Create another metric that will show replication lag only for the current instance
Update current metric to return metric only for the current instance
Update current metric to add extra label to differentiate current instance.

# HELP mongodb_mongod_replset_member_replication_lag The replication lag that this member has with the primary.
# TYPE mongodb_mongod_replset_member_replication_lag gauge
mongodb_mongod_replset_member_replication_lag{name="172.22.0.2:27017",set="rs1",state="ARBITER"} 1.708949012e+09
mongodb_mongod_replset_member_replication_lag{name="172.22.0.3:27017",set="rs1",state="SECONDARY"} 0
mongodb_mongod_replset_member_replication_lag{name="172.22.0.5:27017",set="rs1",state="SECONDARY"} 0

Original report:

Hi PMM team,

We have pmm-agent running but upon checking the graph of Replication lag, it is showing incorrect info. For example, we could see there is a replication lag in some nodes from Mongo shell but in PMM, lag is showing for all nodes.
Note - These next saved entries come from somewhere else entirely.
template <int TG, int CG, int MODE = 0>
__global__ __launch_bounds__(512, 1) void conv_wino33_f32_kernel(const Wino33Args p) {
  constexpr int HEAD = (MODE >= 1 && MODE <= 3) ? MODE : 0;
  constexpr bool BWD = MODE == 5;
  constexpr bool STATS = MODE == 4 || BWD;
  constexpr int NW = TG * CG;
  static_assert(NW == 8, "8 waves");
  static_assert(!HEAD || (TG == 4 && CG == 2), "the fused head: one 8x8 patch of tiles x all 32 couts per block");
  constexpr int BMT = 16 * TG, BN = 16 * CG;
  constexpr int SB = BMT / (kPB * kPB);
  static_assert(SB * kPB * kPB == BMT, "whole sub-blocks per block");
  constexpr int AROWS = SB * kSBROWS;
  constexpr int IA = (AROWS + 15) / 16, IB = 16 * BN / 16;
  constexpr int AROWS_PAD = IA * 16;
  constexpr int NI = (IA + IB + NW - 1) / NW;
  constexpr int STAGE = (AROWS_PAD + 16 * BN) * 64;
  constexpr int KC = 16;

  constexpr int HEADW = kHeadMaxC * 32 + kHeadMaxC, XROW = 4 * kHeadMaxC + 4, XCH = BMT * XROW;
  constexpr int XST = 2 * TG * BN;
  __shared__ __attribute__((aligned(16))) unsigned char smem[2 * STAGE + 2 * AROWS_PAD * 4 + (HEAD ? (HEADW + 2 * XCH) * 4 : 0) + (STATS ? 2 * XST * 4 : 0)];
  int* tabs = reinterpret_cast<int*>(smem + 2 * STAGE);
  float* hws = reinterpret_cast<float*>(smem + 2 * STAGE + 2 * AROWS_PAD * 4);
  float* xch = hws + HEADW;
  float* xst = reinterpret_cast<float*>(smem + 2 * STAGE + 2 * AROWS_PAD * 4);

  const int tid = threadIdx.x, lane = tid & 63;
  const int wave = __builtin_amdgcn_readfirstlane(tid >> 6);
  const int tg = wave % TG, cg = wave / TG;
  const int per_img = p.BBY * p.BBX;
  const int nk = p.Cin / KC;
  const int ntiles = ((p.nsub + SB - 1) / SB) * p.ncb;
  const int first = rs_xcd_remap(blockIdx.x, gridDim.x);
  const int nitems = (ntiles - first + (int)gridDim.x - 1) / (int)gridDim.x;
  const unsigned int lds0 = __builtin_amdgcn_readfirstlane(rs_lds_addr(smem));
  const long img = (long)p.H * p.W * p.Cin;

  auto decode = [&](int it, int& mblk, int& nblk) __attribute__((always_inline)) {
    mblk = it / p.ncb;
    nblk = it - mblk * p.ncb;
  };
  auto build_table = [&](int seq) __attribute__((always_inline)) {
    int mblk, nblk;
    decode(first + seq * (int)gridDim.x, mblk, nblk);
    const int sub0 = mblk * SB, nfirst = sub0 / per_img;
    int* tab = tabs + (seq & 1) * AROWS_PAD;
    for (int rho = tid; rho < AROWS_PAD; rho += 64 * NW) {
      int v = -1;
      if (rho < AROWS) {
        const int sb = rho / kSBROWS, rem = rho - sb * kSBROWS;
        const int hy = rem / kPITCH, xs = rem - hy * kPITCH;
        const int hx = hy >= kHW ? -1 : (xs < kHALF ? 2 * xs : 2 * (xs - kHALF) + 1);
        const int sub = sub0 + sb;
        if (hx >= 0 && sub < p.nsub) {
          const int n = sub / per_img, r2 = sub - n * per_img;
          const int bby = r2 / p.BBX, bbx = r2 - bby * p.BBX;
          const int y = 2 * bby * kPB - 1 + hy, x = 2 * bbx * kPB - 1 + hx;
          if ((unsigned)y < (unsigned)p.H && (unsigned)x < (unsigned)p.W) v = ((n - nfirst) * p.H + y) * p.W + x;
        }
      }
      tab[rho] = v;
    }
    rs_lds_writes_done();
  };

  const int ra = lane >> 2, pp = lane & 3;
  int doff[NI];
  int f_seq = 0, f_kc = 0, f_g = 0;
  __amdgpu_buffer_rsrc_t rsrc = rs_dma_rsrc<kDmaClamp>(p.src, 0);
  const __amdgpu_buffer_rsrc_t rsrcu = rs_dma_rsrc<kDmaClamp>(p.u, (long)16 * p.Cout * p.Cin * 4);
  auto fetch_item = [&]() __attribute__((always_inline)) {
    int mblk, nblk;
    decode(first + f_seq * (int)gridDim.x, mblk, nblk);
    const int nfirst = __builtin_amdgcn_readfirstlane((mblk * SB) / per_img);
    rsrc = rs_dma_rsrc<kDmaClamp>(p.src + nfirst * img, (long)(p.N - nfirst) * img * 4);
    const int* tab = tabs + (f_seq & 1) * AROWS_PAD;
#pragma unroll
    for (int j = 0; j < NI; ++j) {
      const int ii = wave + NW * j;
      if (ii < IA) {
        const int rho = 16 * ii + ra;
        const int pix = tab[rho];
        doff[j] = pix < 0 ? kDmaOOB : pix * (p.Cin * 4) + ((pp ^ w33_swz(rho)) & 3) * 16;
      } else {
        const int w = 16 * (ii - IA) + ra;
        const int xi = w / BN, co = w - xi * BN;
        doff[j] = ((xi * p.Cout + nblk * BN + co) * p.Cin) * 4 + ((pp ^ w33_swz(w)) & 3) * 16;
      }
    }
  };
  auto fetch_chunk = [&](auto interleave, bool past) __attribute__((always_inline)) {
    if (!past && f_kc == 0) fetch_item();
    const unsigned int fL = lds0 + (f_g & 1) * STAGE;
    const int fs = f_kc * KC * 4;
    interleave([&](int j) __attribute__((always_inline)) {
      const int ii = wave + NW * j;
      if (ii < IA) rs_dma16(rsrc, fL + ii * 1024, doff[j], fs);
      else if (ii < IA + IB) rs_dma16(rsrcu, fL + ii * 1024, doff[j], fs);
    });
    ++f_g;
    if (!past && ++f_kc == nk) {
      f_kc = 0;
      ++f_seq;
    }
  };

  const int l15 = lane & 15, pc = lane >> 4;
  const int t = 16 * tg + w33_lane_tile(l15);
  const int tsb = t / (kPB * kPB), tq = t - tsb * (kPB * kPB);
  const int tty = tq / kPB, ttx = tq - tty * kPB;
  int addrA[4][4];
  {
    const int rho0 = tsb * kSBROWS + 2 * tty * kPITCH + ttx;
#pragma unroll
    for (int r = 0; r < 4; ++r)
#pragma unroll
      for (int c = 0; c < 4; ++c) {
        const int rho = rho0 + r * kPITCH + (c >> 1) + (c & 1) * kHALF;
        addrA[r][c] = rho * 64 + ((pc ^ w33_swz(rho)) & 3) * 16;
      }
  }
  const int addrB = AROWS_PAD * 64 + (16 * cg + l15) * 64 + ((pc ^ w33_swz(l15)) & 3) * 16;

  if constexpr (HEAD) {
    for (int f = threadIdx.x; f < HEADW; f += 64 * NW) {
      const int c = f < kHeadMaxC * 32 ? f / 32 : f - kHeadMaxC * 32;
      hws[f] = c >= p.hC ? 0.f : (f < kHeadMaxC * 32 ? p.hw[f] : (p.hb ? p.hb[c] : 0.f));
    }
  }
  build_table(0);
  __syncthreads();
  fetch_chunk([&](auto issue) __attribute__((always_inline)) {
#pragma unroll
    for (int j = 0; j < NI; ++j) issue(j);
  }, false);
  const int total = nitems * nk;

  float hmine[kHeadMaxC];
  long hpix = -1;
  int hbuf = 0;
  auto finish_head = [&]() __attribute__((always_inline)) {
    if constexpr (HEAD) {
      if (cg == 0) {
        const float* xrow = xch + hbuf * XCH + (16 * tg + l15) * XROW + pc * kHeadMaxC;
        const f32x4 o0 = *reinterpret_cast<const f32x4*>(xrow), o1 = *reinterpret_cast<const f32x4*>(xrow + 4);
        float lg[kHeadMaxC];
#pragma unroll
        for (int c = 0; c < kHeadMaxC; ++c) lg[c] = (hmine[c] + (c < 4 ? o0[c] : o1[c - 4])) + hws[kHeadMaxC * 32 + c];
        if (hpix >= 0)
          rs_final_epilogue_rt(lg, p.hC, hpix, (long)p.H * p.W, HEAD == 1 ? (p.hmode & 1) : HEAD, p.hanchors, p.hq, p.hout, p.W, p.hov);
      }
    }
  };

  int st_buf = 0, st_row = 0, st_col = 0;
  auto finish_stats = [&]() __attribute__((always_inline)) {
    if constexpr (STATS) {
      if ((!BWD || p.stats) && threadIdx.x < 2 * BN) {
        const int which = threadIdx.x / BN, c = threadIdx.x - which * BN;
        const float* x = xst + st_buf * XST + which * TG * BN + c;
        float a = 0.f;
#pragma unroll
        for (int t = 0; t < TG; ++t) a += x[t * BN];
        p.stats[((long)st_row * 2 + which) * p.Cout + st_col + c] = a;
      }
    }
  };
  int g = 0;
  for (int seq = 0; seq < nitems; ++seq) {
    f32x4 acc[16];
#pragma unroll
    for (int x = 0; x < 16; ++x) acc[x] = f32x4{0.f, 0.f, 0.f, 0.f};

    for (int kc = 0; kc < nk; ++kc, ++g) {
      rs_dma_wait();
      __syncthreads();
      if (HEAD && kc == 0 && seq > 0) finish_head();
      if (STATS && kc == 0 && seq > 0) finish_stats();
      const unsigned char* L = smem + (g & 1) * STAGE;
      f32x4 V[16];
      {
        f32x2 Pl[4][4], Ph[4][4];
#pragma unroll
        for (int r = 0; r < 4; ++r)
#pragma unroll
          for (int c = 0; c < 4; ++c) {
            const f32x4 q = *reinterpret_cast<const f32x4*>(L + addrA[r][c]);
            Pl[r][c] = f32x2{q[0], q[1]};
            Ph[r][c] = f32x2{q[2], q[3]};
          }
        f32x2 Tl[4][4], Th[4][4];
#pragma unroll
        for (int r = 0; r < 4; ++r) {
          Tl[r][0] = pk_sub(Pl[r][0], Pl[r][2]);
          Tl[r][1] = pk_add(Pl[r][1], Pl[r][2]);
          Tl[r][2] = pk_sub(Pl[r][2], Pl[r][1]);
          Tl[r][3] = pk_sub(Pl[r][1], Pl[r][3]);
          Th[r][0] = pk_sub(Ph[r][0], Ph[r][2]);
          Th[r][1] = pk_add(Ph[r][1], Ph[r][2]);
          Th[r][2] = pk_sub(Ph[r][2], Ph[r][1]);
          Th[r][3] = pk_sub(Ph[r][1], Ph[r][3]);
        }
#pragma unroll
        for (int c = 0; c < 4; ++c) {
          const f32x2 l0 = pk_sub(Tl[0][c], Tl[2][c]), l1 = pk_add(Tl[1][c], Tl[2][c]), l2 = pk_sub(Tl[2][c], Tl[1][c]), l3 = pk_sub(Tl[1][c], Tl[3][c]);
          const f32x2 h0 = pk_sub(Th[0][c], Th[2][c]), h1 = pk_add(Th[1][c], Th[2][c]), h2 = pk_sub(Th[2][c], Th[1][c]), h3 = pk_sub(Th[1][c], Th[3][c]);
          V[0 * 4 + c] = f32x4{l0[0], l0[1], h0[0], h0[1]};
          V[1 * 4 + c] = f32x4{l1[0], l1[1], h1[0], h1[1]};
          V[2 * 4 + c] = f32x4{l2[0], l2[1], h2[0], h2[1]};
          V[3 * 4 + c] = f32x4{l3[0], l3[1], h3[0], h3[1]};
        }
      }
      const bool more = g + 1 < total;
      constexpr int NMMA = 64, PSTEP = NMMA / NI >= 1 ? NMMA / NI : 1;
      f32x4 Bq[16];
      Bq[0] = *reinterpret_cast<const f32x4*>(L + addrB);
      __builtin_amdgcn_sched_barrier(0);
      auto mfmas = [&](auto issue) __attribute__((always_inline)) {
#pragma unroll
        for (int x = 0; x < 16; ++x) {
          if (x + 1 < 16) {
            Bq[x + 1] = *reinterpret_cast<const f32x4*>(L + addrB + (x + 1) * BN * 64);
            __builtin_amdgcn_sched_barrier(0);
          }
#pragma unroll
          for (int k = 0; k < 4; ++k) {
            const int q = x * 4 + k;
            if (q % PSTEP == 0 && q / PSTEP < NI) issue(q / PSTEP);
            acc[x] = __builtin_amdgcn_mfma_f32_16x16x4f32(Bq[x][k], V[x][k], acc[x], 0, 0, 0);
          }
        }
      };
      fetch_chunk([&](auto issue) __attribute__((always_inline)) { mfmas(issue); }, !more);
      if (kc == 0 && seq + 1 < nitems) build_table(seq + 1);
    }

    int mblk, nblk;
    decode(first + seq * (int)gridDim.x, mblk, nblk);
    const int sub = mblk * SB + tsb;
    const bool live = sub < p.nsub;
    const int n = sub / per_img, r2 = sub - n * per_img;
    const int bby = r2 / p.BBX, bbx = r2 - bby * p.BBX;
    const int a0 = 2 * (bby * kPB + tty), b0 = 2 * (bbx * kPB + ttx);
    const int co = nblk * BN + 16 * cg + 4 * pc;
    f32x4 Y[2][2];
    if (live || HEAD) {
      f32x4 sc = {1.f, 1.f, 1.f, 1.f}, sh = {0.f, 0.f, 0.f, 0.f};
      if (p.scale) sc = *reinterpret_cast<const f32x4*>(p.scale + co);
      if (p.shift) sh = *reinterpret_cast<const f32x4*>(p.shift + co);
      f32x4 R[2][4];
#pragma unroll
      for (int b = 0; b < 4; ++b) {
        R[0][b] = (acc[0 * 4 + b] + acc[1 * 4 + b]) + acc[2 * 4 + b];
        R[1][b] = (acc[1 * 4 + b] - acc[2 * 4 + b]) - acc[3 * 4 + b];
      }
#pragma unroll
      for (int u = 0; u < 2; ++u)
#pragma unroll
        for (int v = 0; v < 2; ++v) {
          f32x4 y = v == 0 ? (R[u][0] + R[u][1]) + R[u][2] : (R[u][1] - R[u][2]) - R[u][3];
          y = y * sc + sh;
          if (p.relu) {
#pragma unroll
            for (int e = 0; e < 4; ++e) y[e] = fmaxf(y[e], 0.f);
          }
          Y[u][v] = y;
        }
    }
    if constexpr (!HEAD) {
      f32x4 s0 = {0.f, 0.f, 0.f, 0.f}, s1 = {0.f, 0.f, 0.f, 0.f};
      if (live) {
        if constexpr (BWD) {
          long o[4];
          bool ok[4];
          f32x4 zm[4], yv[4];
          unsigned int bits[4];
#pragma unroll
          for (int q = 0; q < 4; ++q) {
            const int a = a0 + (q >> 1), b = b0 + (q & 1);
            ok[q] = a < p.H && b < p.W;
            o[q] = ok[q] ? ((long)(n * p.H + a) * p.W + b) * p.Cout + co : (long)co;
          }
          if (p.mask) {
#pragma unroll
            for (int q = 0; q < 4; ++q) zm[q] = *reinterpret_cast<const f32x4*>(p.mask + o[q]);
          }
          if (p.mask_bits) {
#pragma unroll
            for (int q = 0; q < 4; ++q) bits[q] = p.mask_bits[o[q] >> 3];
          }
          f32x4 mu = {0.f, 0.f, 0.f, 0.f}, is = mu;
          if (p.stats) {
#pragma unroll
            for (int q = 0; q < 4; ++q) yv[q] = *reinterpret_cast<const f32x4*>(p.bn_y + o[q]);
            mu = *reinterpret_cast<const f32x4*>(p.bn_mean + co);
            is = *reinterpret_cast<const f32x4*>(p.bn_invstd + co);
          }
#pragma unroll
          for (int q = 0; q < 4; ++q) {
            f32x4 y = Y[q >> 1][q & 1];
            if (p.mask) {
#pragma unroll
              for (int e = 0; e < 4; ++e) y[e] = zm[q][e] > 0.f ? y[e] : 0.f;
            }
            if (p.mask_bits) {
              const unsigned int nib = bits[q] >> (o[q] & 4);
#pragma unroll
              for (int e = 0; e < 4; ++e) y[e] = ((nib >> e) & 1u) ? y[e] : 0.f;
            }
            if (!ok[q]) continue;
            *reinterpret_cast<f32x4*>(p.out + o[q]) = y;
            if (p.stats) {
              s0 += y;
              s1 += y * ((yv[q] - mu) * is);
            }
          }
        } else {
#pragma unroll
          for (int u = 0; u < 2; ++u)
#pragma unroll
            for (int v = 0; v < 2; ++v) {
              const int a = a0 + u, b = b0 + v;
              if (a >= p.H || b >= p.W) continue;
              *reinterpret_cast<f32x4*>(p.out + ((long)(n * p.H + a) * p.W + b) * p.Cout + co) = Y[u][v];
              if constexpr (STATS) {
                s0 += Y[u][v];
                s1 += Y[u][v] * Y[u][v];
              }
            }
        }
      }
      if constexpr (STATS) {
        if (!BWD || p.stats) {
#pragma unroll
          for (int e = 0; e < 4; ++e) {
            s0[e] = rs_row16_sum(s0[e]);
            s1[e] = rs_row16_sum(s1[e]);
          }
          st_buf = seq & 1;
          st_row = mblk;
          st_col = nblk * BN;
          if (l15 == 0) {
            float* x = xst + st_buf * XST + tg * BN + 16 * cg + 4 * pc;
            *reinterpret_cast<f32x4*>(x) = s0;
            *reinterpret_cast<f32x4*>(x + TG * BN) = s1;
            rs_lds_writes_done();
          }
        }
      }
    } else {
      float part[4][kHeadMaxC];
#pragma unroll
      for (int c = 0; c < kHeadMaxC; ++c) {
        if (c < p.hC) {
          const f32x4 wv = *reinterpret_cast<const f32x4*>(hws + c * 32 + 16 * cg + 4 * pc);
#pragma unroll
          for (int px = 0; px < 4; ++px) {
            const f32x4 y = Y[px >> 1][px & 1];
            float v = fmaf(y[3], wv[3], fmaf(y[2], wv[2], fmaf(y[1], wv[1], y[0] * wv[0])));
            v = rs_xor32_sum(rs_xor16_sum(v));
            part[px][c] = v;
          }
        } else {
#pragma unroll
          for (int px = 0; px < 4; ++px) part[px][c] = 0.f;
        }
      }
      hbuf = seq & 1;
      if (cg == 1 && pc == 0) {
        float* xrow = xch + hbuf * XCH + (16 * tg + l15) * XROW;
#pragma unroll
        for (int px = 0; px < 4; ++px) {
          *reinterpret_cast<f32x4*>(xrow + px * kHeadMaxC) = f32x4{part[px][0], part[px][1], part[px][2], part[px][3]};
          *reinterpret_cast<f32x4*>(xrow + px * kHeadMaxC + 4) = f32x4{part[px][4], part[px][5], part[px][6], part[px][7]};
        }
        rs_lds_writes_done();
      }
#pragma unroll
      for (int c = 0; c < kHeadMaxC; ++c) hmine[c] = pc == 0 ? part[0][c] : (pc == 1 ? part[1][c] : (pc == 2 ? part[2][c] : part[3][c]));
      const int a = a0 + (pc >> 1), b = b0 + (pc & 1);
      hpix = (live && a < p.H && b < p.W) ? (long)(n * p.H + a) * p.W + b : -1;
    }
  }
  if constexpr (HEAD) {
    __syncthreads();
    if (nitems > 0) finish_head();
  }
  if constexpr (STATS) {
    __syncthreads();
    if (nitems > 0) finish_stats();
  }
  rs_dma_wait();
}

In PMM, lag is showing almost the same for all nodes.

From DB replication lag:

MOJ-Replica:SECONDARY> new Date()
ISODate("2022-01-03T08:31:01.271Z")MOJ-Replica:SECONDARY> rs.printSecondaryReplicationInfo()
source: vm-prod-mongodb-ruh-01.red.sa:27017
 syncedTo: Mon Jan 03 2022 08:31:02 GMT+0000 (UTC)
 1 secs (0 hrs) behind the primary
source: vm-prod-mongodb-ruh-02.red.sa:27017
 syncedTo: Mon Jan 03 2022 08:31:04 GMT+0000 (UTC)
 -1 secs (0 hrs) behind the primary
source: vm-prod-mongodb-ruh-04.red.sa:27017
 syncedTo: Mon Jan 03 2022 08:27:55 GMT+0000 (UTC)
 188 secs (0.05 hrs) behind the primary
source: vm-prod-mongodb-ruh-03.red.sa:27017
 syncedTo: Mon Jan 03 2022 08:31:02 GMT+0000 (UTC)
 1 secs (0 hrs) behind the primary
source: vm-prod-mongodb-jed-02.red.sa:27017
 syncedTo: Mon Jan 03 2022 08:31:03 GMT+0000 (UTC)
 0 secs (0 hrs) behind the primary
source: vm-prod-mongodb-jed-01.red.sa:27017
 syncedTo: Mon Jan 03 2022 08:31:03 GMT+0000 (UTC)
 0 secs (0 hrs) behind the primary
source: vm-prod-mongodb-percona-bkup:27017
 syncedTo: Mon Jan 03 2022 08:31:04 GMT+0000 (UTC)
 -1 secs (0 hrs) behind the primary
MOJ-Replica:SECONDARY> new Date()
ISODate("2022-01-03T08:31:06.837Z")
MOJ-Replica:SECONDARY>

From PMM, lag is for all nodes while it's available for vm-prod-mongodb-ruh-04 node only (for the same time period mention above).

Also, restarted the PMM agent but still showed the same lag info.

From the PMM-server container, couldn't get much log info, however, sharing the logs of it.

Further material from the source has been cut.